As with the previous method, the proposed method employs the KL loss (Gao et al., 2017) for the distribution learning. Our objective function consists of adversarial loss $\mathcal{L}_{adv}$ and prediction loss $\mathcal{L}_{pred}$ . For prediction loss, we consider intermediate supervision instead of directly optimizing the predicted results as follows:

(23)

\small\mathcal{L}_{pred}=\mathrm{mean}(\frac{1}{R}\sum_{r=1}^{R}(\mathrm{KLloss}(\mathbf{y}_{e}^{r},\hat{\mathbf{y}}))+\mathrm{KLloss}(\mathbf{y}_{emotion},\hat{\mathbf{y}}))

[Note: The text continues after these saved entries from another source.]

enum : uint32_t {
    INF_OK = 0,
// ... 456 lines not shown
            if (ncl_left) {
                br.refill();
                cl_len[kClOrder[cl_i++]] = (uint8_t)br.take(3);
                --ncl_left;
            }
            br.service();
        }
        if (dyn) {
            int k = 0;
            for (int l = 1; l <= 7; ++l)
                for (int s2 = 0; s2 < 19; ++s2)
                    if (cl_len[s2] == l) cl_sym[k++] = (uint8_t)s2;
            for (int s2 = 0; s2 < 19; ++s2) {
                uint32_t l = cl_len[s2];
#pragma unroll
                for (int q = 1; q < 8; ++q) ccnt[q] += (l == (uint32_t)q) ? 1u : 0u;
            }
            int32_t left = 1;
            bool ok = true;
#pragma unroll
            for (int l = 1; l <= 7; ++l) { left = (left << 1) - (int32_t)ccnt[l]; if (left < 0) ok = false; }
            if (!ok) { err = INF_BAD_CODELENS; active = false; dyn = false; }
        }
        {
            int i = 0;
            uint32_t prev = 0;
            const int total = nlit + ndist;
            bool more = dyn;
            while (__any(more)) {
                if (more) {
                    br.refill();
                    uint32_t code = 0, first = 0, index = 0, sym = 0xFFFFFFFFu;
                    int used = 0;
#pragma unroll
                    for (int l = 1; l <= 7; ++l) {
                        code |= (uint32_t)(br.buf >> (l - 1)) & 1u;
                        uint32_t c = ccnt[l];
                        if (used == 0 && code < first + c) {
                            sym = cl_sym[index + (code - first)];
                            used = l;
                        }
                        index += c;
                        first = (first + c) << 1;
                        code <<= 1;
                    }
                    if (sym >= 19) { err = INF_BAD_CODELENS; more = false; }
                    else {
                        br.drop(used);
                        if (sym < 16) {
                            lens[i++] = (uint8_t)sym;
                            prev = sym;
                        } else {
                            uint32_t rep, val;
                            if (sym == 16) { val = prev; rep = 3 + br.take(2); if (i == 0) { err = INF_BAD_CODELENS; more = false; rep = 0; } }
                            else if (sym == 17) { val = 0; rep = 3 + br.take(3); }
                            else { val = 0; rep = 11 + br.take(7); }
                            if (i + (int)rep > total) { err = INF_BAD_CODELENS; more = false; }
                            else {
                                for (uint32_t k = 0; k < rep; ++k) lens[i++] = (uint8_t)val;
                                prev = val;
                            }
                        }
                        if (i >= total) more = false;
                    }
                }
                br.service();
            }
            if (dyn && err == INF_OK && lens[256] == 0) err = INF_BAD_CODELENS;
            if (err != INF_OK) active = false;
        }
        bool sym_loop = huff && active;
        bool lit_in_14 = true, dist_in_12 = true;
        if (sym_loop) {
            if (!build_code<true, 14>(lens, nlit, lds, DS, CL, &lit_in_14)) { err = INF_BAD_CODELENS; active = false; sym_loop = false; }
            else if (!build_code<false, 12>(lens + nlit, ndist, lds, DS, CD, &dist_in_12)) { err = INF_BAD_CODELENS; active = false; sym_loop = false; }
        }
        uint32_t short_lit = __builtin_amdgcn_readfirstlane(__all(!sym_loop || lit_in_14) ? 1u : 0u);
        uint32_t short_dist = __builtin_amdgcn_readfirstlane(__all(!sym_loop || dist_in_12) ? 1u : 0u);
        asm volatile("" : "+s"(short_lit), "+s"(short_dist));

        if (__any(sym_loop)) do {
            br.service();
            em.flush();
            uint32_t msym = 0;
            uint32_t bad = INF_OK;
            static_assert(kLitPerIter * 15 <= 32, "one refill must cover the literal/length slots of an iteration");
            if (sym_loop) br.refill();
#pragma unroll
            for (int r = 0; r < kLitPerIter; ++r) {
                if (sym_loop && msym == 0 && bad == INF_OK) {
                    const uint32_t v = __brev((uint32_t)br.buf) >> 17;
                    int len;
                    uint32_t delta;
                    decode_len<7>(CL, v, short_lit, &len, &delta);
                    const int lc = len > 15 ? 15 : len;
                    const uint32_t idx0 = (delta + (v >> (15 - lc))) & 0x1FFu;
                    const uint32_t idx = idx0 > 287u ? 287u : idx0;
                    const uint32_t bo = 9u * idx;
                    uint16_t packed;
                    __builtin_memcpy(&packed, lds + kLitSymOff + (bo >> 3), 2);
                    const uint32_t sym = ((uint32_t)packed >> (bo & 7u)) & 0x1FFu;
                    br.drop(lc);
                    const bool ok = len <= 15 && idx0 <= 287u && sym <= 285u;
                    if (ok && sym < 256u) em.literal(sym);
                    sym_loop = !(ok && sym == 256u);
                    msym = ok && sym > 256u ? sym : 0u;
                    bad = ok ? INF_OK : INF_BAD_SYMBOL;
                }
            }
            em.park_lits();
            const uint32_t opos_now = opos + em.n_lit;
            if (opos_now > osize && bad == INF_OK) { bad = INF_OUTPUT_OVERRUN; msym = 0; }
            if (msym != 0) {
                br.refill();
                const uint32_t lt = len_tab[msym - 257u];
                const uint32_t le = lt >> 9, lb = lt & 0x1FFu;
                const uint32_t mlen = lb + br.take((int)le);
                const uint32_t dv = __brev((uint32_t)br.buf) >> 17;
                int dl;
                uint32_t ddelta;
                decode_len<6>(CD, dv, short_dist, &dl, &ddelta);
                const int dc = dl > 15 ? 15 : dl;
                const uint32_t didx0 = (ddelta + (dv >> (15 - dc))) & 0x1FFu;
                const uint32_t dsym = DS.get(didx0 > 29u ? 29u : didx0);
                br.drop(dc);
                const uint32_t dt = dist_tab[dsym];
                const uint32_t de = dt >> 16, db = dt & 0xFFFFu;
                const uint32_t dist = db + br.take((int)de);
                const bool code_ok = dl <= 15 && didx0 < 30u && dsym <= 29u && dist <= opos_now;
                const bool fits = opos_now + mlen <= osize;
                if (code_ok && fits) { opos += mlen; em.match(mlen, dist); }
                bad = !code_ok ? (uint32_t)INF_BAD_DISTANCE : !fits ? (uint32_t)INF_OUTPUT_OVERRUN : bad;
            }
            if (bad != INF_OK) { err = bad; active = false; sym_loop = false; }
        } while (__any(sym_loop));
        if (active && last) active = false;
    }
    em.finish();
    if (err == INF_OK && opos + em.n_lit != osize) err = INF_SIZE_MISMATCH;
    if (err == INF_OK && br.consumed() > in_bits) err = INF_INPUT_OVERRUN;
    if (live) {
        status[b] = err;
        n_entries[b] = em.n_ent;
    }
    if (tok_bytes) {
        unsigned long long t = live ? (unsigned long long)em.n_lit + 4ull * em.n_ent : 0ull;
        for (int d = 32; d >= 1; d >>= 1) t += __shfl_xor(t, d, 64);
        if (threadIdx.x == 0) atomicAdd(tok_bytes + (blockIdx.x & 63u), t);
    }
}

Meanwhile, in order to balance the difference in the numerical scale of the two losses, we adopt an adaptive balance method:

(24)

\small\mathcal{L}=\mathcal{L}_{pred}+\mathcal{L}_{adv}/\parallel\mathcal{L}_{adv}/\mathcal{L}_{pred}\parallel

where $\parallel\mathcal{L}_{adv}/\mathcal{L}_{pred}\parallel$ represents the truncated gradient operator, which calculates the adaptive balance coefficient of adversarial loss.

4. EXPERIMENT

4.1. Experimental Setup

4.1.1. Emotion Datasets

Flickr-LDL (Yang et al., 2017b) is a collection of images that has been annotated with emotional label distributions (i.e.anger, amusement, awe, contentment, disgust, excitement, fear and sadness). Per emotional category was created by selecting a subset of the Flickr dataset (Borth et al., 2013) using 1200 adjective-noun pairs, and then having 11 viewers annotate the images with one of eight common emotions. The final dataset contains 10700 images, with roughly equal numbers of images per emotion class. Twitter-LDL (Yang et al., 2017b) was created by using a variety of emotional keywords to search for images on Twitter and then the retrieved images were manually screened and annotated by 8 viewers. The final dataset contains 10045 images, with the annotations indicating the distribution of emotions present in each image. Emotion6 (Peng et al., 2015) contains 1980 images that were obtained from Flickr using seven categories of emotion keywords (i.e.anger, disgust, joy, fear, sadness, surprise and neutral), with 330 images in each category. And each image was annotated by 15 viewers.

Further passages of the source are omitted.